[Collected data entries]
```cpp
int mml_launch_extract(mml_ctx* ctx, int first, int count, bool have_extrinsic) {
    for (int i = 0; i < count; ++i) ctx->raw_extracted[first + i] = 1;
    for (int i = 0; i < count; ++i) ctx->und_pending[first + i] = 0;
    FeatParams P = make_params(ctx, first);
    P.extr = have_extrinsic ? ctx->d_extr : nullptr;
    hipStream_t s = MML_STREAM(ctx);
    if (ctx->onepass) {
        ctx->op_epoch = (ctx->op_epoch + 1) & 0x1ffffffu;
        if (ctx->op_epoch == 0) ctx->op_epoch = 1;
        P.op_epoch = ctx->op_epoch;
        const int nbv = (ctx->NV + MML_OP_BLK - 1) / MML_OP_BLK, nbl = (ctx->NL + MML_OP_BLK - 1) / MML_OP_BLK;
        P.ends_inline = count <= ST_SEGMENT_MAX_SLOTS ? 1 : 0;
        if (!P.ends_inline) {
            MmlStageScope t(ctx, "assign_ends");
            hipLaunchKernelGGL(k_assign_ends, dim3(count), dim3(64), 0, s, P, count);
        }
        {
            MmlStageScope t(ctx, "assign_onepass");
            const int nb = nbv > nbl ? nbv : nbl;
            if (P.ends_inline) {
                if (nb > 0) hipLaunchKernelGGL(k_assign_onepass, dim3(nb, count, nbl > 0 ? 2 : 1), dim3(OP_THREADS), 0, s, P);
            } else {
                if (nbv > 0) hipLaunchKernelGGL(k_assign_onepass_s<0>, dim3(nbv, count), dim3(OP_THREADS), 0, s, P);
                if (nbl > 0) hipLaunchKernelGGL(k_assign_onepass_s<1>, dim3(nbl, count), dim3(OP_THREADS), 0, s, P);
            }
        }
        {
            MmlStageScope t(ctx, "assign_tables");
            hipLaunchKernelGGL(k_assign_tables, dim3(count), dim3(TB_THREADS), 0, s, P, count);
        }
    } else {
    {
        MmlStageScope t(ctx, "assign_count");
        hipLaunchKernelGGL(k_assign_init, dim3((count + 255) / 256), dim3(256), 0, s, P, count);
        if (P.ab_ppt == 4)
            hipLaunchKernelGGL((k_assign_a<4>), dim3(P.nblk_max, count, 2), dim3(AB_THREADS), 0, s, P);
        else
            hipLaunchKernelGGL((k_assign_a<1>), dim3(P.nblk_max, count, 2), dim3(AB_THREADS), 0, s, P);
    }
    {
// ... 178 lines not shown
```

### multi-modal-loam_amd/csrc/mml_internal.h

```cpp
#ifndef MML_INTERNAL_H
#define MML_INTERNAL_H

#include <hip/hip_runtime.h>
#include <stdint.h>

#include <string>
#include <vector>

#include "mml_mem.h"
#include "mmloam_hip.h"

#define MML_WAVE 64

namespace mml_und {
__device__ __forceinline__ double sconst(double v) {
    asm("" : "+s"(v));
    return v;
}
}
#define MML_SEG_MAX 16
#define MML_OP_BLK 4096
#define MML_SEG_FLAT 512
#define MML_VOXEL_LDS_CAP 8192

// ... 57 lines not shown
    struct WinGraph {
        int first, count, W, max_iters, fixed;
        double huber, w_tan;
        hipStream_t stream;
        const double* Tbl;
        bool second;
        hipGraphExec_t exec;
    };
    std::vector<WinGraph> win_graphs;
    int device = 0;
    int cus = 0;
    bool onepass_wanted = true;
    bool solve_wide = true;
    bool use_graph = true;
    bool lazy_undistort = true;
    static constexpr int MAX_LANES = 8;
    hipStream_t streams[MAX_LANES] = {};
    hipStream_t copy_stream = nullptr;
    hipEvent_t lane_mark[MAX_LANES] = {};
    struct Upload {
        int first, count;
        hipEvent_t done;
    };
    std::vector<Upload> uploads;
    std::vector<hipEvent_t> upload_event_pool;
    int n_lanes = 1;
    int cur = 0;
    std::string err;
    MmlFixed fixed;

// ... 37 lines not shown
    unsigned* brk_queue = nullptr;
    int* brk_cnt = nullptr;
    int* queue_off = nullptr;
    unsigned* redo_queue = nullptr;
    uint8_t* sel_done = nullptr;
    int* sel_list = nullptr;
    int* sel_list_cnt = nullptr;
    unsigned char* st_exit = nullptr;
    int* vx_big = nullptr;

    int* cb_n = nullptr;

    uint8_t* ln_line = nullptr;
    int* slot_flags = nullptr;
    std::vector<char> und_pending;
    uint8_t* ln_label = nullptr;
    int* fu_info = nullptr;

    float4* ft_xyz[2] = {nullptr, nullptr};
    int* ft_n = nullptr;
    unsigned long long* vx_keys = nullptr;
    int* vx_gidx = nullptr;
    unsigned long long* seg_keys = nullptr;
    unsigned* seg_vals = nullptr;
    float4* seg_cat = nullptr;
    int* seg_flag = nullptr;
    int* seg_meta = nullptr;
    MmlGroup seg_scratch;
    MmlStaging<char, false> seg_tmp[8];
    int VX_CAP = 0;
// ... 116 lines not shown
int mml_stage_begin(mml_ctx* ctx, const char* name);
void mml_stage_end(mml_ctx* ctx, int token);
struct MmlStageScope {
    mml_ctx* c;
    int t;
    MmlStageScope(mml_ctx* ctx, const char* name) : c(ctx), t(mml_stage_begin(ctx, name)) {}
    ~MmlStageScope() { mml_stage_end(c, t); }
};

int mml_launch_extract(mml_ctx* ctx, int first, int count, bool have_extrinsic);
int mml_launch_cloud_decode(mml_ctx* ctx, int slot, const float* d_raw, int n, int n_velo);
int mml_launch_undistort(mml_ctx* ctx, int first, int count, const double* d_params);
int mml_launch_undistort_listed(mml_ctx* ctx, int first, int count, const double* d_params);
int mml_cloud_settle(mml_ctx* ctx, int first, int count);
#define MML_LABEL_SETTLED 0x40
int mml_launch_downsample(mml_ctx* ctx, int first, int count);
inline int mml_voxel_cap_corner(const mml_ctx* ctx) { return (ctx->NT > 65536 || MML_VOXEL_LDS_CAP < 2048) ? MML_VOXEL_LDS_CAP : 2048; }
int mml_build_grid(mml_ctx* ctx, int kind, const float* h_xyz, int m);
int mml_build_grid_device(mml_ctx* ctx, int kind, int m);
int mml_downsample_big(mml_ctx* ctx, int first, int count);
int mml_downsample_redo_overflow(mml_ctx* ctx, int first, int count, std::vector<int>* redone);
int mml_map_upkeep_increment(mml_ctx* ctx, int slot, const double* T_wl, int* n_out);
int mml_build_global_grid(mml_ctx* ctx, int kind, const float* h_xyz, const int* h_cube, int m, const int* cen);
int mml_build_global_grid_device(mml_ctx* ctx, int kind, const float4* d_pts, const uint16_t* d_tags, const int* d_cnt, int m,
                                 const int* cen);
int mml_cube_store_append(mml_ctx* ctx, int slot, const double* T_wl);
int mml_cube_store_increment(mml_ctx* ctx, const double* T_wl, int* n_out);
int mml_cube_store_download(mml_ctx* ctx, int kind, float* xyz, int* cube, int capacity, int* n, int* cen);
int mml_cube_store_reset(mml_ctx* ctx);
int mml_launch_knn5(mml_ctx* ctx, int kind, const float* d_q, int nq, float max_d2, int* d_idx, float* d_d2);
// ... 25 lines not shown
```

### multi-modal-loam_amd/csrc/undistort_dev.h

```cpp
#ifndef MML_UNDISTORT_DEV_H
#define MML_UNDISTORT_DEV_H
#include <hip/hip_runtime.h>
#include <math.h>

#include "mml_internal.h"

namespace mml_und {

struct Q4 {
    double x, y, z, w;
};
struct V3 {
    double x, y, z;
};
__device__ __forceinline__ V3 v3(double x, double y, double z) { return V3{x, y, z}; }
__device__ __forceinline__ V3 vcross(const V3& a, const V3& b) {
    return v3(a.y * b.z - a.z * b.y, a.z * b.x - a.x * b.z, a.x * b.y - a.y * b.x);
}
__device__ __forceinline__ double qdot(const Q4& a, const Q4& b) {
    return (a.x * b.x + a.z * b.z) + (a.y * b.y + a.w * b.w);
}
__device__ __forceinline__ Q4 qnormalized(const Q4& q) {
    double n = sqrt(qdot(q, q));
    return Q4{q.x / n, q.y / n, q.z / n, q.w / n};
// ... 149 lines not shown
```

### multi-modal-loam_amd/csrc/undistort_voxel.hip

```cpp
#include <math.h>

#include "mml_internal.h"
#include "undistort_dev.h"

namespace {
using namespace mml_und;
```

### [Activity]
Number of lines in the records above holding the word "unsigned": state it and nothing else.

### [Exercise answer]
6